## Exercise brief:
Identify all lines in the data containing the string "skip". Copy them out.

## Source material:
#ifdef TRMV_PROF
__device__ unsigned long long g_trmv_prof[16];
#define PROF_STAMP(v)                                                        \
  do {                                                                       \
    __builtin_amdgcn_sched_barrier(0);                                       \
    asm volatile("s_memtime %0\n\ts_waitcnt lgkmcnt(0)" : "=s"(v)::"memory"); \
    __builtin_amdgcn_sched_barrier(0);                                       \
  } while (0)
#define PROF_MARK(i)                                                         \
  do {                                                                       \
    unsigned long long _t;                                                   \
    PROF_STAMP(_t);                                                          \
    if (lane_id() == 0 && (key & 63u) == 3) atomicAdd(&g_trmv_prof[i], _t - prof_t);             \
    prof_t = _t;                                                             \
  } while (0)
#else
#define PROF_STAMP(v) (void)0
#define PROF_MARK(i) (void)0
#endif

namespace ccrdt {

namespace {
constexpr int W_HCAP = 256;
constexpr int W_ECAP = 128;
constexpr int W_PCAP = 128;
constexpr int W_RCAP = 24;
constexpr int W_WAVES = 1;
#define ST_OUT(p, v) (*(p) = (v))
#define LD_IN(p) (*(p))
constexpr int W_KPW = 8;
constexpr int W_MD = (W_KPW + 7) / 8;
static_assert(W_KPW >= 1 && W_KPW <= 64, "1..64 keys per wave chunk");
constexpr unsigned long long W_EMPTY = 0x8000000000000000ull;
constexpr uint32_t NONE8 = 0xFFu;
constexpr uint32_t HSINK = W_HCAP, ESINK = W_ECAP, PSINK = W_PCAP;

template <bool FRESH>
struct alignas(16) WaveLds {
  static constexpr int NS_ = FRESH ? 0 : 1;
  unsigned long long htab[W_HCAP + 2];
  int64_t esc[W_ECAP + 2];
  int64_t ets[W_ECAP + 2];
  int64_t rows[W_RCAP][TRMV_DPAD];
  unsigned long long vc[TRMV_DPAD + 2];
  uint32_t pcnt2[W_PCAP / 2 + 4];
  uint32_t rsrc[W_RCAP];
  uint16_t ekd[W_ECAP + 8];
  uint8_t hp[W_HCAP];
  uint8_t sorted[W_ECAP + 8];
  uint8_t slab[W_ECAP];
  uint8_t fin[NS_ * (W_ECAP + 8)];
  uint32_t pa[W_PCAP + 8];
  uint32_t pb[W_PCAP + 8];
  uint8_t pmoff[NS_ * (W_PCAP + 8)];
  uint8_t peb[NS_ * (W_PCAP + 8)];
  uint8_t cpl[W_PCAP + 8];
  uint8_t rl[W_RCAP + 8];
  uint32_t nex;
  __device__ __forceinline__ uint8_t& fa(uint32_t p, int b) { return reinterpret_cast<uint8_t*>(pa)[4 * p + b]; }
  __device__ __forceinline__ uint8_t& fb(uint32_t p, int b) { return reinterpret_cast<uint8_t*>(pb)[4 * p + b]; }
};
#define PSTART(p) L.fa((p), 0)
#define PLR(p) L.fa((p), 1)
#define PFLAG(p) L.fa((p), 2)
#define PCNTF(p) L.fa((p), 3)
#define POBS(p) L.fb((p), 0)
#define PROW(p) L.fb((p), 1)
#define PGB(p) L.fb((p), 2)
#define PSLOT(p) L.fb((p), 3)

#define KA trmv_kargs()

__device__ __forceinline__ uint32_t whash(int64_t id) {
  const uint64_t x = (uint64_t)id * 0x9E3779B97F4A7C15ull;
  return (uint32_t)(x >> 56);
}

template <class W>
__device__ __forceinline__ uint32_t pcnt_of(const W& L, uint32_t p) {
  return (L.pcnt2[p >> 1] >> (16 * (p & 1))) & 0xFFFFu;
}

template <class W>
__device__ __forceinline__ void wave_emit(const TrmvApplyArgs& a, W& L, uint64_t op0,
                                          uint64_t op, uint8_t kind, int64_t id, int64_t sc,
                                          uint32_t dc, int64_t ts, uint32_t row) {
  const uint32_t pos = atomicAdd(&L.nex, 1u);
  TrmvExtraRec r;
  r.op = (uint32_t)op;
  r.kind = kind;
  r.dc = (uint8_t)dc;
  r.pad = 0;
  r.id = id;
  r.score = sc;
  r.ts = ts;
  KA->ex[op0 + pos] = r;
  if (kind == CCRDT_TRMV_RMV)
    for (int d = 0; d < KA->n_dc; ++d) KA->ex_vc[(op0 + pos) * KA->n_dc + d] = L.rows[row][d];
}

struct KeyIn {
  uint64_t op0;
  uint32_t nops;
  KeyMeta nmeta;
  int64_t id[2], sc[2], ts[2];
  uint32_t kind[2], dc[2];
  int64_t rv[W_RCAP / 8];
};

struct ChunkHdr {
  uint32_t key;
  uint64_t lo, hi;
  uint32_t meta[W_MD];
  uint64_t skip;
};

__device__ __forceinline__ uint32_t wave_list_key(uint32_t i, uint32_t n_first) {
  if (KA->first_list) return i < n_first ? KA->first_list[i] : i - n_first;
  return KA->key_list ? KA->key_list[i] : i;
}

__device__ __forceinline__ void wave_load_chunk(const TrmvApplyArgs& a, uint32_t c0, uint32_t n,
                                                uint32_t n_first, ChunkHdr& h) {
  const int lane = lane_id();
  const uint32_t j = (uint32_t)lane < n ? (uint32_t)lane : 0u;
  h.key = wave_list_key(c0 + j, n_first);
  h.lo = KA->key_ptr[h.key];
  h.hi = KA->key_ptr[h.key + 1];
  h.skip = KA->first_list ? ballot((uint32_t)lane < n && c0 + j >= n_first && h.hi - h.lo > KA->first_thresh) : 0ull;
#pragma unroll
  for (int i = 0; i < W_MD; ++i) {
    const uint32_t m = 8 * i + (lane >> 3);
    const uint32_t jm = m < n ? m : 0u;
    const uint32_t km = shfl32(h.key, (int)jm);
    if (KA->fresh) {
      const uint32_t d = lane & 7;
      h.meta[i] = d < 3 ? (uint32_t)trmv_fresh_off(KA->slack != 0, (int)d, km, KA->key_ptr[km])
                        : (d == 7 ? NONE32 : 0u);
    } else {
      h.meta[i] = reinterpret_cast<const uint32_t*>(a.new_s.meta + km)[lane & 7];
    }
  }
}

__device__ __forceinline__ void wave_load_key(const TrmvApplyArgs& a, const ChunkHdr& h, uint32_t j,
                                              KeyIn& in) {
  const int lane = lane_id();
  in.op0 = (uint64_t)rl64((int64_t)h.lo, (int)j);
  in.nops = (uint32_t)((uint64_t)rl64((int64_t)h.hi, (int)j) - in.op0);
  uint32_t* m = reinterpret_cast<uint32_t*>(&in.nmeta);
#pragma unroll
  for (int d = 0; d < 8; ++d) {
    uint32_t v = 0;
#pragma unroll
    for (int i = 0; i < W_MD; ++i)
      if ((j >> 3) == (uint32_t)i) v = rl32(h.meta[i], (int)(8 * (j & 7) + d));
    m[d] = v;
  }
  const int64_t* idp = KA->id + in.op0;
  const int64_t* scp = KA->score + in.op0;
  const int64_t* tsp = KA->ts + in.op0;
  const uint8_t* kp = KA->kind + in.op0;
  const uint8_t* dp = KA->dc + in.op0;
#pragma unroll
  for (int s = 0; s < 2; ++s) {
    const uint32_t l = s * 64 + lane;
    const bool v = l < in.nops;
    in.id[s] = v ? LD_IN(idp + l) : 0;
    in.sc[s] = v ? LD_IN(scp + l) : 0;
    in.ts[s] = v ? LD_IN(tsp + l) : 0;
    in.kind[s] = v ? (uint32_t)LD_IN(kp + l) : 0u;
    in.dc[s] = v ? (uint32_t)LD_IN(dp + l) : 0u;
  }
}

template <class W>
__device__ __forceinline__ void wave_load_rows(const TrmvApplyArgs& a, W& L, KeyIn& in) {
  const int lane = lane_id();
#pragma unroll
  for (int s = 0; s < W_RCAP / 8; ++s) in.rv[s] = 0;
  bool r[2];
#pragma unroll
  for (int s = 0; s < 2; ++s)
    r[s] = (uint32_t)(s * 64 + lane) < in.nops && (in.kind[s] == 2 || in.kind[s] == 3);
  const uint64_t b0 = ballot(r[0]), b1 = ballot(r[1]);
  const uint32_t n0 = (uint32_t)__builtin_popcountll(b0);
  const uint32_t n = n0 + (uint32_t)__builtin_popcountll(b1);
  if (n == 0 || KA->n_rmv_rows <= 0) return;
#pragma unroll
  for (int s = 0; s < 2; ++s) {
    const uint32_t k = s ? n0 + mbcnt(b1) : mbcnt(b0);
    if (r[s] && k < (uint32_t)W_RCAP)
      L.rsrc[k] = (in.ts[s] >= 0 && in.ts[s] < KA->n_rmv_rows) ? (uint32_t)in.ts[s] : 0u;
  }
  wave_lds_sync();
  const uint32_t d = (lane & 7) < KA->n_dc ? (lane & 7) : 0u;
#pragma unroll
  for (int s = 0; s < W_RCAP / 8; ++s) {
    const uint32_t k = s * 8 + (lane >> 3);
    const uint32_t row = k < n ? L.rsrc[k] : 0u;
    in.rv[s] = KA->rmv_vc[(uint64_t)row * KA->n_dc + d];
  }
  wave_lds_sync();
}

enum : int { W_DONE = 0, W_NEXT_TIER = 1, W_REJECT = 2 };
==
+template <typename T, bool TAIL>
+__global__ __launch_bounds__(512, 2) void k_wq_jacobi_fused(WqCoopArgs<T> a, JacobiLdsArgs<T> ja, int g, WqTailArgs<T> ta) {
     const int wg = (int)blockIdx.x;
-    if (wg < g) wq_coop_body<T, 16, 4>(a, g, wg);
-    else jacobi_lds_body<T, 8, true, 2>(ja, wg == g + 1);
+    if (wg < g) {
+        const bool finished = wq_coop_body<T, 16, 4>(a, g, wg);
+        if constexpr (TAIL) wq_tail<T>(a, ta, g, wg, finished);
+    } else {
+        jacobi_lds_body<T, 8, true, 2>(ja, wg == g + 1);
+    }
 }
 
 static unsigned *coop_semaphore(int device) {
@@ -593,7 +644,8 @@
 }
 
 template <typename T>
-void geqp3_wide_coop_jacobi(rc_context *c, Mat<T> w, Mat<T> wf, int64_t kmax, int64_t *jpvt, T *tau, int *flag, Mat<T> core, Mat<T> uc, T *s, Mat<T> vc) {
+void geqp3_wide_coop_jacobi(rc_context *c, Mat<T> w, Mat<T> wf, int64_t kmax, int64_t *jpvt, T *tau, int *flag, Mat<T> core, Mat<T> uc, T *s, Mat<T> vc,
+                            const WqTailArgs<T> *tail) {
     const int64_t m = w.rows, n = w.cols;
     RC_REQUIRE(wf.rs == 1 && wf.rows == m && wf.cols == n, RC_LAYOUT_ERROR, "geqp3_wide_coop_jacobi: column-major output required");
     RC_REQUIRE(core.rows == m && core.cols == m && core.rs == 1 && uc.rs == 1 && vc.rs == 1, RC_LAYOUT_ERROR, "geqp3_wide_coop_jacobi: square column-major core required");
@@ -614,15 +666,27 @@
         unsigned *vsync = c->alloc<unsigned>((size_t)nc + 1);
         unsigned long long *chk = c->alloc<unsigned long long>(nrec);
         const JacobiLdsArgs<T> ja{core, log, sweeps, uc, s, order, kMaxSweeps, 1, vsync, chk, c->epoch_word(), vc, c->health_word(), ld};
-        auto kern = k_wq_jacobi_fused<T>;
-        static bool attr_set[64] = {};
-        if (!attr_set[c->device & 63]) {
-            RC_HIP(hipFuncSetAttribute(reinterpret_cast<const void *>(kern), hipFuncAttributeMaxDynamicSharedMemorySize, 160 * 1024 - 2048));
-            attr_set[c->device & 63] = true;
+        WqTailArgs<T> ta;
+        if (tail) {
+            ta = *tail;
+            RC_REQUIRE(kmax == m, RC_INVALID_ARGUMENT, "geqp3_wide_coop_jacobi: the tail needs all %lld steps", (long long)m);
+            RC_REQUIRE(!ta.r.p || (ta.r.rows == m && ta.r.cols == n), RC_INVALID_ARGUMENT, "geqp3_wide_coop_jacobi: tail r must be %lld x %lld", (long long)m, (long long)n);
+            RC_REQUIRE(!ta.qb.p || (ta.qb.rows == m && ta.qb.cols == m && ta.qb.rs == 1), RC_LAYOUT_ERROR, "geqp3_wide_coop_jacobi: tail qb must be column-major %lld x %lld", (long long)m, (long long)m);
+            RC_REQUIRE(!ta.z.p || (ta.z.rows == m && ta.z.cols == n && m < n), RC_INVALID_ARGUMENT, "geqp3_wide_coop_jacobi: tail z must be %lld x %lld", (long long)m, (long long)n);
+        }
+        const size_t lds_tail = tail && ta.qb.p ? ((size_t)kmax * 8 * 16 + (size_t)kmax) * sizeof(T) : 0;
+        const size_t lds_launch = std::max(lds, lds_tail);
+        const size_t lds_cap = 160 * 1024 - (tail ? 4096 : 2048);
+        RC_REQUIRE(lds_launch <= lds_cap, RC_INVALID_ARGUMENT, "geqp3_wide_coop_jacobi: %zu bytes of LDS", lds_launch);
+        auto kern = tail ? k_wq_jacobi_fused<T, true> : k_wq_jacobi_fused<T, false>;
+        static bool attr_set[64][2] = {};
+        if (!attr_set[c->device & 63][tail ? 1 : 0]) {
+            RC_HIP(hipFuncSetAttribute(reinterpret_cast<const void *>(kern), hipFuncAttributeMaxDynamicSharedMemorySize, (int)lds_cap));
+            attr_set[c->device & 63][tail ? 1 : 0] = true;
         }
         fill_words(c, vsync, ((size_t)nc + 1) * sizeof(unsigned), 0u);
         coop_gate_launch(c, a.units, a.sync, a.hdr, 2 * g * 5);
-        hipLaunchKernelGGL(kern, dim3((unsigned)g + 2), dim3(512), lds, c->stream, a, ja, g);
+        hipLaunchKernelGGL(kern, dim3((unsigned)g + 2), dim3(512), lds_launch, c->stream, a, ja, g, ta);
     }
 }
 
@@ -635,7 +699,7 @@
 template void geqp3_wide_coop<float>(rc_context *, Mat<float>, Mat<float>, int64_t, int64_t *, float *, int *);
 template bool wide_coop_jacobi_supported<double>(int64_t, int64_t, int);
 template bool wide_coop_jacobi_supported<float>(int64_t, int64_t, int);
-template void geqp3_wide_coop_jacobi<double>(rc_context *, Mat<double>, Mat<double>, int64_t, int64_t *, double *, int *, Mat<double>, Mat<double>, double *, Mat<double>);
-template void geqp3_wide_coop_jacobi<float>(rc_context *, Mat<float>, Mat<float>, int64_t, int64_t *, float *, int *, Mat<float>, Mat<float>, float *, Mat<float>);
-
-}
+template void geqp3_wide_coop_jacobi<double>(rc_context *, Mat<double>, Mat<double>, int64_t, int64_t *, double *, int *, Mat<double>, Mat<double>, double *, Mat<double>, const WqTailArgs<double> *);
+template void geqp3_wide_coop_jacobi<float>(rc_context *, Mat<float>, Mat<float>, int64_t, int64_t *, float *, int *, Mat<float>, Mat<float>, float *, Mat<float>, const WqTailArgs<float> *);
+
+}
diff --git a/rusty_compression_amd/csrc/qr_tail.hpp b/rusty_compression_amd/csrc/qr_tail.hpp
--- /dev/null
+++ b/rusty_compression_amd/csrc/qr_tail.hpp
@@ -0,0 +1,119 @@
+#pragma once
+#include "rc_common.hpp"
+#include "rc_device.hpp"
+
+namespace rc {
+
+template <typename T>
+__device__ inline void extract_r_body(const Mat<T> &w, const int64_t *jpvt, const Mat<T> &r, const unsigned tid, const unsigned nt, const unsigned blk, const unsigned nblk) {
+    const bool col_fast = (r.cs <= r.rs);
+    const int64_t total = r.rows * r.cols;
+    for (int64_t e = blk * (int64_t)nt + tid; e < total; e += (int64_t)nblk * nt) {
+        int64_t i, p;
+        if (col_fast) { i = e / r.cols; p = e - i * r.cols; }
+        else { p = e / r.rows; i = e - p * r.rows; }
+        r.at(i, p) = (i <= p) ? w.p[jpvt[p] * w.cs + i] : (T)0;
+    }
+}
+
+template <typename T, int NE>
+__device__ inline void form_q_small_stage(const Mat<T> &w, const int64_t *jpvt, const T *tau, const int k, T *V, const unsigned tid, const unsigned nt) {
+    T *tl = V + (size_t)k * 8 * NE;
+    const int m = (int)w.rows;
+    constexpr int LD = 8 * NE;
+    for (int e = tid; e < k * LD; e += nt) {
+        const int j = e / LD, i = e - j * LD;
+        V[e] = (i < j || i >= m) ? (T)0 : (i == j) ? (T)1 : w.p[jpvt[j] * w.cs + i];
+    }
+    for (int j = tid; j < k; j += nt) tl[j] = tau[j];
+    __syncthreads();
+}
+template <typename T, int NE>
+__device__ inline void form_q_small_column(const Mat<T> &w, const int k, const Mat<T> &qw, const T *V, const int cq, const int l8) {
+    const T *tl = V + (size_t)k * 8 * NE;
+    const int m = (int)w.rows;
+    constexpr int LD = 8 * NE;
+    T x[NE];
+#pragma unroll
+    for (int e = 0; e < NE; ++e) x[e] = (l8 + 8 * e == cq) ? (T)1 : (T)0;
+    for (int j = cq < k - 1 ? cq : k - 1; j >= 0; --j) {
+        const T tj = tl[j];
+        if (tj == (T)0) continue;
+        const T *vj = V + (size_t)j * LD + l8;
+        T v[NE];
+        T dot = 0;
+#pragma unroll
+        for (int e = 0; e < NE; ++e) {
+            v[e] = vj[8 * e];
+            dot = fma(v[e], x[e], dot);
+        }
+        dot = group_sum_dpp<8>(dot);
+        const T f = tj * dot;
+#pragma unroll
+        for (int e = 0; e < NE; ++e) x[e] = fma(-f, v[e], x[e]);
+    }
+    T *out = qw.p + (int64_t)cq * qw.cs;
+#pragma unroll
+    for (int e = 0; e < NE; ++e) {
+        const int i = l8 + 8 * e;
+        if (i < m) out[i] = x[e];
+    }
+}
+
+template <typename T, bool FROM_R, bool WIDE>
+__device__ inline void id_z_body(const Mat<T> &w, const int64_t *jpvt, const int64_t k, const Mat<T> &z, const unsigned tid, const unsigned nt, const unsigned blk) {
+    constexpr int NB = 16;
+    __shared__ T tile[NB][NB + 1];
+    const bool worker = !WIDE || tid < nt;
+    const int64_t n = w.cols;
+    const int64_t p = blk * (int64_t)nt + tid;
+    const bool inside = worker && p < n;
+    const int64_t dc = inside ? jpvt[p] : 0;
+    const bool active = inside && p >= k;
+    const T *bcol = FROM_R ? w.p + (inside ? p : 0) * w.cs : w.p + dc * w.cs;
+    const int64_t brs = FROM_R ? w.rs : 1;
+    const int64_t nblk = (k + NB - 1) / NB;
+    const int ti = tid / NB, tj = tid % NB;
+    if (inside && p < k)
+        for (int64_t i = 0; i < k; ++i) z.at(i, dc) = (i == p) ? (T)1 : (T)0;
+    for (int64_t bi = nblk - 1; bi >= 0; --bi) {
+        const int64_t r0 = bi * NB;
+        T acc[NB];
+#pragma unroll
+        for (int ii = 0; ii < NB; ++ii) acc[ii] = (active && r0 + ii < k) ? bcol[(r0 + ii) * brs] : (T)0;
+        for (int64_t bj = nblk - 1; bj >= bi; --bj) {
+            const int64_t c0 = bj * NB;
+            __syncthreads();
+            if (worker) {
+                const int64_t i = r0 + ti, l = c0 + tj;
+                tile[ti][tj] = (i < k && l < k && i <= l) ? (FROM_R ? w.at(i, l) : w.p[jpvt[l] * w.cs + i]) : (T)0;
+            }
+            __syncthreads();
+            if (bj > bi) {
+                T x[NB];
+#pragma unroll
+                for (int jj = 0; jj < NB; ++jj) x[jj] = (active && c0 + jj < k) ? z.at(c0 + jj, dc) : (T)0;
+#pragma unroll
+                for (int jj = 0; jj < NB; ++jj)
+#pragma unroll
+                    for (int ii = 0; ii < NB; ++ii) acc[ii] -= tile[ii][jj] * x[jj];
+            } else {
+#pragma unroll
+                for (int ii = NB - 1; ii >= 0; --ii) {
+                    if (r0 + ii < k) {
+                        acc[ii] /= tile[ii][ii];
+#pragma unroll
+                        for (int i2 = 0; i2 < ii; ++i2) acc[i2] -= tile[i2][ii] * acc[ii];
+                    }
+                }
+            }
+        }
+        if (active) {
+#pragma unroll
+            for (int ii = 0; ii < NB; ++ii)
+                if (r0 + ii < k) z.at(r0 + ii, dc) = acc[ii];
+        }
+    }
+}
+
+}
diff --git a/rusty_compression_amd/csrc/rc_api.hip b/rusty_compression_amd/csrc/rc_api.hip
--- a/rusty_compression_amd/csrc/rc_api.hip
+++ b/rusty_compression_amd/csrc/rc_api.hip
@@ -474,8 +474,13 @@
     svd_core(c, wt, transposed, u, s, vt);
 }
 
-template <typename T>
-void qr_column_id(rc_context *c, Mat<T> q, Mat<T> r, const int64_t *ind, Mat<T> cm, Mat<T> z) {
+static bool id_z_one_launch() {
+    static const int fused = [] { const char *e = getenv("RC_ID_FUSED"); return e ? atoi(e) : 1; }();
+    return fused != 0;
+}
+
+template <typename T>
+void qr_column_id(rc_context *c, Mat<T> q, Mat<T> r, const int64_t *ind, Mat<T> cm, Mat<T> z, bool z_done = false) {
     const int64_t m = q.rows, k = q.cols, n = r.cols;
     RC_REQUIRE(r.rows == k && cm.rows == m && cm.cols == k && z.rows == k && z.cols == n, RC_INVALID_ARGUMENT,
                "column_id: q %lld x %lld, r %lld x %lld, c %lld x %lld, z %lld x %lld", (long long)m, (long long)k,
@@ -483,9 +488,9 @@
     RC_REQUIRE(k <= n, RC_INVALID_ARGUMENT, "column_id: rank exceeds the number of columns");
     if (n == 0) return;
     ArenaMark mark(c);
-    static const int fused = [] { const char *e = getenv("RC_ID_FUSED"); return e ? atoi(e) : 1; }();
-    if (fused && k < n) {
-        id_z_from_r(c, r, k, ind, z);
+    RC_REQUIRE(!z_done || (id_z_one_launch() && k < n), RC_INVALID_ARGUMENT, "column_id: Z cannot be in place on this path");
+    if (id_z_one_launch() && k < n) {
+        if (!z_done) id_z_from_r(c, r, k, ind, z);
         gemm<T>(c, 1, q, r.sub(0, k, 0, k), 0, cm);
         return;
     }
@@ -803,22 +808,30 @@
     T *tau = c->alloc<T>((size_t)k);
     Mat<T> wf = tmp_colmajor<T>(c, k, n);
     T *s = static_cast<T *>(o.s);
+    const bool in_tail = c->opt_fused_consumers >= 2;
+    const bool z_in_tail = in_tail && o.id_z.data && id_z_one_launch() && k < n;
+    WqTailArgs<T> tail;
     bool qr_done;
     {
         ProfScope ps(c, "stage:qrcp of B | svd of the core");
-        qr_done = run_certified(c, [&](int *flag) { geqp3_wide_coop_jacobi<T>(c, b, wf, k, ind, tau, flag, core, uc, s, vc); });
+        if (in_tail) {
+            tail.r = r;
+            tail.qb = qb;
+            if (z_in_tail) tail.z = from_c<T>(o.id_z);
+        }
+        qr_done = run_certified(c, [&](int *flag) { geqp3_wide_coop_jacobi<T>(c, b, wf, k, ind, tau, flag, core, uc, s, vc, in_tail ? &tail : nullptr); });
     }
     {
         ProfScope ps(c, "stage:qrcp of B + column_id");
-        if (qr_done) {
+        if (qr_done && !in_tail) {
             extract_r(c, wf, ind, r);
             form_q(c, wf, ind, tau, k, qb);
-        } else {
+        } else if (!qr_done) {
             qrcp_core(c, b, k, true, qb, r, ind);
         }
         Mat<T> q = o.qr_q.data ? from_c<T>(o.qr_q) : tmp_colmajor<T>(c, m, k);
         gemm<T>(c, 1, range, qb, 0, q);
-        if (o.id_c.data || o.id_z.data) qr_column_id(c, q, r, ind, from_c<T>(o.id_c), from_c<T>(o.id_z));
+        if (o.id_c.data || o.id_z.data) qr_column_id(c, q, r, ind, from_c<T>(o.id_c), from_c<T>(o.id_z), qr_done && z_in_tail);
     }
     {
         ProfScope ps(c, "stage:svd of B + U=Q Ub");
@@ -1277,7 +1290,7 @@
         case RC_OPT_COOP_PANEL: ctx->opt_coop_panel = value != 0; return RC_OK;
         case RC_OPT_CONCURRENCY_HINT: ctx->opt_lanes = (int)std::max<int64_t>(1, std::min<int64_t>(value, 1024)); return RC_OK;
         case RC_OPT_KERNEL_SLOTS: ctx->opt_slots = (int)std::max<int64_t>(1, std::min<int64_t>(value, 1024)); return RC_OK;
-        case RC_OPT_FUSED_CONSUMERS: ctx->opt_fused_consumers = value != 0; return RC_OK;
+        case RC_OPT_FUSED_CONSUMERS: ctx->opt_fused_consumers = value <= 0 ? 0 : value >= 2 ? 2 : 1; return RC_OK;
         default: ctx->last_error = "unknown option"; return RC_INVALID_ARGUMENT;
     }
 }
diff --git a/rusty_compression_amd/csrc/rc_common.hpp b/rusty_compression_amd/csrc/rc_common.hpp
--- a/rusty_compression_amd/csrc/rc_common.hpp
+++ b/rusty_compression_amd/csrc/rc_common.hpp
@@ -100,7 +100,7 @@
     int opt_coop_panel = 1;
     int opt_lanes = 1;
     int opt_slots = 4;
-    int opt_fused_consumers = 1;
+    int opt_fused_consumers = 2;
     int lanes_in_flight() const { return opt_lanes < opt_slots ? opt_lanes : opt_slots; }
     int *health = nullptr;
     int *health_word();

## Result below:
  uint64_t skip;
  h.skip = KA->first_list ? ballot((uint32_t)lane < n && c0 + j >= n_first && h.hi - h.lo > KA->first_thresh) : 0ull;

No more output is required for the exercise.